For estimated tax purposes, the year is divided into four payment periods. Each period has a specific payment due date. If you don't pay enough tax by the due date of each payment period, you may be charged a penalty even if you're due a refund when you file your income tax return at the end of the year.
If you mail your estimated tax payment and the date of the U.S. postmark is on or before the due date, the IRS will generally consider the payment to be on time. If you use IRS Direct Pay, you can make payments up to 8 p.m. Eastern time on the due date. If you use a credit or a debit card, you can make payments up to midnight on the due date.

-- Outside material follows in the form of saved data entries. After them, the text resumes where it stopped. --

__global__ void range_groups_kernel(int64_t n_rows, const int32_t *__restrict__ perm_a, int64_t row_begin,
                                    const int32_t *__restrict__ lo_pos, const int32_t *__restrict__ hi_pos,
                                    int64_t group_cols, int64_t n_groups, unsigned long long *__restrict__ items) {
    const int64_t ridx = (int64_t)blockIdx.x * blockDim.x + threadIdx.x;
    long long g0 = -1, g1 = -1;
    if (ridx < n_rows) {
        const int64_t row = perm_a ? perm_a[ridx] : row_begin + ridx;
        const int64_t lo = lo_pos[row], hi = hi_pos[row];
        if (hi > lo) {
            g0 = lo / group_cols;
            g1 = (hi - 1) / group_cols;
        }
    }
    unsigned peers = __match_any_sync(FULL, g0);
    if (g0 >= 0 && lane_id() == 31 - __clz(peers)) atomicMax(items + g0, (unsigned long long)(ridx + 1));
    peers = __match_any_sync(FULL, g1);
    if (g1 >= 0 && lane_id() == __ffs(peers) - 1)
        atomicMax(items + n_groups + 1 + g1, (unsigned long long)(n_rows - ridx));
}

__global__ void range_items_kernel(int64_t n_rows, int64_t n_groups, unsigned long long *__restrict__ items) {
    const int lane = threadIdx.x;
    unsigned long long *first = items + n_groups + 1;
    unsigned long long run = 0;
    for (int64_t g0 = 0; g0 < n_groups; g0 += 32) {
        const int64_t g = n_groups - 1 - g0 - lane;
        unsigned long long v = g >= 0 ? first[g] : 0ull;
#pragma unroll
        for (int o = 1; o < 32; o <<= 1) {
            const unsigned long long up = __shfl_up_sync(FULL, v, o);
            if (lane >= o && up > v) v = up;
        }
        if (run > v) v = run;
        run = __shfl_sync(FULL, v, 31);
        if (g >= 0) first[g] = (unsigned long long)n_rows - v;
    }
    unsigned long long run_max = 0, run_sum = 0;
    for (int64_t g0 = 0; g0 < n_groups; g0 += 32) {
        const int64_t g = g0 + lane;
        unsigned long long v = g < n_groups ? items[g] : 0ull;
#pragma unroll
        for (int o = 1; o < 32; o <<= 1) {
            const unsigned long long up = __shfl_up_sync(FULL, v, o);
            if (lane >= o && up > v) v = up;
        }
        if (run_max > v) v = run_max;
        run_max = __shfl_sync(FULL, v, 31);
        const unsigned long long c = (g < n_groups && v > first[g]) ? v - first[g] : 0ull;
        unsigned long long s = c;
#pragma unroll
        for (int o = 1; o < 32; o <<= 1) {
            const unsigned long long up = __shfl_up_sync(FULL, s, o);
            if (lane >= o) s += up;
        }
        if (g < n_groups) items[g] = run_sum + s - c;
        run_sum += __shfl_sync(FULL, s, 31);
    }
    if (lane == 0) items[n_groups] = run_sum;
}

template <typename T>
struct ExactOps;
template <>
struct ExactOps<double> {
    static __device__ __forceinline__ double mul(double a, double b) { return __dmul_rn(a, b); }
    static __device__ __forceinline__ double add(double a, double b) { return __dadd_rn(a, b); }
};
template <>
struct ExactOps<float> {
    static __device__ __forceinline__ float mul(float a, float b) { return __fmul_rn(a, b); }
    static __device__ __forceinline__ float add(float a, float b) { return __fadd_rn(a, b); }
};

template <typename T>
__device__ __forceinline__ T merge_dot(const int32_t *__restrict__ ai, const T *__restrict__ av, int64_t pa,
                                       int64_t ea, const int32_t *__restrict__ bi,
                                       const T *__restrict__ bv, int64_t pb, int64_t eb) {
    T sum = (T)0;
    if (pa >= ea || pb >= eb) return sum;
    int32_t fa = ai[pa], fb = bi[pb];
    for (;;) {
        if (fa == fb) {
            sum = ExactOps<T>::add(sum, ExactOps<T>::mul(av[pa], bv[pb]));
            ++pa;
            ++pb;
            if (pa >= ea || pb >= eb) break;
            fa = ai[pa];
            fb = bi[pb];
        } else if (fa < fb) {
            if (++pa >= ea) break;
            fa = ai[pa];
        } else {
            if (++pb >= eb) break;
            fb = bi[pb];
        }
    }
    return sum;
}

template <typename T>
__device__ __forceinline__ T merge_dot_vec(const int32_t *__restrict__ ai, const T *__restrict__ av, int64_t pa,
                                           int64_t ea, const int32_t *__restrict__ bi,
                                           const T *__restrict__ bv, int64_t pb, int64_t eb) {
    T sum = (T)0;
    if (pa >= ea || pb >= eb) return sum;
    const int32_t END = 0x7fffffff;
    int32_t fa = ai[pa];
    for (int64_t k = pb & ~(int64_t)3; k < eb; k += 4) {
        int32_t f[4];
        if (k + 4 <= eb) {
            const int4 q = __ldg(reinterpret_cast<const int4 *>(bi + k));
            f[0] = q.x, f[1] = q.y, f[2] = q.z, f[3] = q.w;
        } else {
#pragma unroll
            for (int j = 0; j < 4; ++j) f[j] = k + j < eb ? bi[k + j] : END;
        }
#pragma unroll
        for (int j = 0; j < 4; ++j) {
            const int64_t p = k + j;
            if (p < pb || p >= eb) continue;
            const int32_t fb = f[j];
            while (fa < fb) {
                if (++pa >= ea) return sum;
                fa = ai[pa];
            }
            if (fa == fb) sum = ExactOps<T>::add(sum, ExactOps<T>::mul(av[pa], bv[p]));
        }
    }
    return sum;
}
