diff --git a/energy-equiv-lattice-gnn_amd/gnn/ops.py b/energy-equiv-lattice-gnn_amd/gnn/ops.py
--- a/energy-equiv-lattice-gnn_amd/gnn/ops.py
+++ b/energy-equiv-lattice-gnn_amd/gnn/ops.py
@@ -123,6 +123,7 @@
     srowptr: torch.Tensor
     num_nodes: int
     strut: Optional[StrutMap] = None
+    pool: Optional["PoolBounds"] = None
 
     @property
     def num_edges(self) -> int:
@@ -293,13 +294,40 @@
         return (g * inv_cnt[:, None])[batch], None, None, None
 
 
-def graph_pool(src, batch, num_graphs: int, reduce: str = "mean"):
-    _require_device(src)
+@dataclass
+class PoolBounds:
+    ptr: torch.Tensor
+    cnt: torch.Tensor
+    inv: torch.Tensor
+    key: tuple
+
+
+def pool_bounds_key(batch: torch.Tensor, num_graphs: int) -> tuple:
+    return (batch.data_ptr(), batch._version, tuple(batch.shape), int(num_graphs), str(batch.device))
+
+
+def pool_bounds(batch: torch.Tensor, num_graphs: int) -> PoolBounds:
     bounds = torch.arange(num_graphs + 1, device=batch.device, dtype=batch.dtype)
     ptr = torch.searchsorted(batch, bounds).to(torch.int32)
     cnt = (ptr[1:] - ptr[:-1]).to(torch.int64)
+    inv = 1.0 / cnt.clamp_min(1).to(torch.float32)
+    return PoolBounds(ptr, cnt, inv, pool_bounds_key(batch, num_graphs))
+
+
+def pool_bounds_of(csr, batch: torch.Tensor, num_graphs: int) -> Optional[PoolBounds]:
+    pb = getattr(csr, "pool", None)
+    if pb is None or pb.key != pool_bounds_key(batch, num_graphs):
+        return None
+    return pb
+
+
+def graph_pool(src, batch, num_graphs: int, reduce: str = "mean", bounds: Optional[PoolBounds] = None):
+    _require_device(src)
+    if bounds is None:
+        bounds = pool_bounds(batch, num_graphs)
+    ptr, cnt = bounds.ptr, bounds.cnt
     if reduce == "mean":
-        inv = 1.0 / cnt.clamp_min(1).to(torch.float32)
+        inv = bounds.inv
     elif reduce in ("sum", "add"):
         inv = torch.ones(num_graphs, device=src.device, dtype=torch.float32)
     elif reduce in ("max", "min", "mul"):
@@ -1332,3 +1360,75 @@
     if grad_scale != 1.0:
         loss = loss.detach() + (loss - loss.detach()) * grad_scale
     return loss, per_graph.detach().mean()
+
+
+HEAD_FUSED = os.environ.get("EELG_HEAD_FUSED", "1") != "0"
+HEAD_POSITIVE = {"none": 0, "matrix_power_2": 1, "matrix_power_4": 2, "matrix_trunc_exp_2": 3,
+                 "matrix_trunc_exp_4": 4}
+HEAD_OUT = 21
+
+
+def _head_sizes(k, weight, bias):
+    n_w, n_b = int(weight.numel()), 0 if bias is None else int(bias.numel())
+    if k._out_dim != HEAD_OUT or n_w + n_b > _lib.HEAD_MAXW:
+        raise ValueError(f"stiffness_head: a linear onto {k._out_dim} columns with {n_w} + {n_b} "
+                         f"parameters (expected {HEAD_OUT} columns, at most {_lib.HEAD_MAXW})")
+    return n_w, n_b
+
+
+def _head_fwd(x, k, weight, bias, q_flat, cmap, pos: int, c=None, a=None):
+    nb = int(x.shape[0])
+    n_w, n_b = _head_sizes(k, weight, bias)
+    c = torch.empty(nb, 36, device=x.device, dtype=torch.float32) if c is None else c
+    a = torch.empty(nb, 36, device=x.device, dtype=torch.float32) if a is None else a
+    _launch("head_fwd", _lib.load().eelg_head_fwd, x, k._in_dim, k._in_dim, weight, n_w, bias, n_b,
+            k._fwd_desc, q_flat, cmap, pos, nb, c, a, on=x, timed="head_fwd")
+    return c, a
+
+
+def _head_bwd(gc, a, x, k, weight, bias, q_flat, cmap, pos: int, gx=None, gwb=None):
+    nb = int(x.shape[0])
+    n_w, n_b = _head_sizes(k, weight, bias)
+    gx = torch.empty(nb, k._in_dim, device=x.device, dtype=torch.float32) if gx is None else gx
+    gwb = torch.empty(nb, n_w + n_b, device=x.device, dtype=torch.float32) if gwb is None else gwb
+    _launch("head_bwd", _lib.load().eelg_head_bwd, gc, a, x, k._in_dim, k._in_dim, weight, n_w, n_b,
+            k._fwd_desc, k._bx_desc, k._bw_desc, q_flat, cmap, pos, nb, gx, gwb, on=x, timed="head_bwd")
+    return gx, gwb
+
+
+class _StiffnessHead(torch.autograd.Function):
+    @staticmethod
+    def forward(ctx, x, weight, bias, q_flat, cmap, k, pos: int):
+        x = _f32(x)
+        weight, q_flat, cmap = _f32(weight), _f32(q_flat), _f32(cmap)
+        bias = None if bias is None else _f32(bias)
+        with torch.cuda.device(x.device):
+            c, a = _head_fwd(x, k, weight, bias, q_flat, cmap, pos)
+        ctx.save_for_backward(x, weight, bias, q_flat, cmap, a)
+        ctx.k, ctx.pos = k, pos
+        return c.view(-1, 6, 6)
+
+    @staticmethod
+    def backward(ctx, gc):
+        x, weight, bias, q_flat, cmap, a = ctx.saved_tensors
+        gc = _f32(gc).reshape(-1, 36)
+        with torch.cuda.device(x.device):
+            gx, gwb = _head_bwd(gc, a, x, ctx.k, weight, bias, q_flat, cmap, ctx.pos)
+            gsum = sum_rows(gwb)
+        n_w = weight.numel()
+        return (gx if ctx.needs_input_grad[0] else None, gsum[:n_w] if ctx.needs_input_grad[1] else None,
+                gsum[n_w:] if (bias is not None and ctx.needs_input_grad[2]) else None, None, None, None, None)
+
+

|Payment Period||Due Date|
|January 1 – March 31||April 15 – See Filing and Payment Deadline Extended to July 15, 2020 - Updated Statement for tax relief on account of Coronavirus Disease 2019.|
|April 1 – May 31||June 15|
|June 1 – August 31||September 15|
|September 1 – December 31||January 15* of the following year. *See January payment in Chapter 2 of Publication 505, Tax Withholding and Estimated Tax|
|Fiscal Year Taxpayers||If your tax year doesn't begin on January 1, see the special rules for fiscal year taxpayers in Chapter 2 of Publication 505|
|Farmers and Fishermen||See Chapter 2 of Publication 505|
Note: If the due date for making an estimated tax payment falls on a Saturday, Sunday, or legal holiday, the payment will be on time if you make it on the next day that's not a Saturday, Sunday, or legal holiday.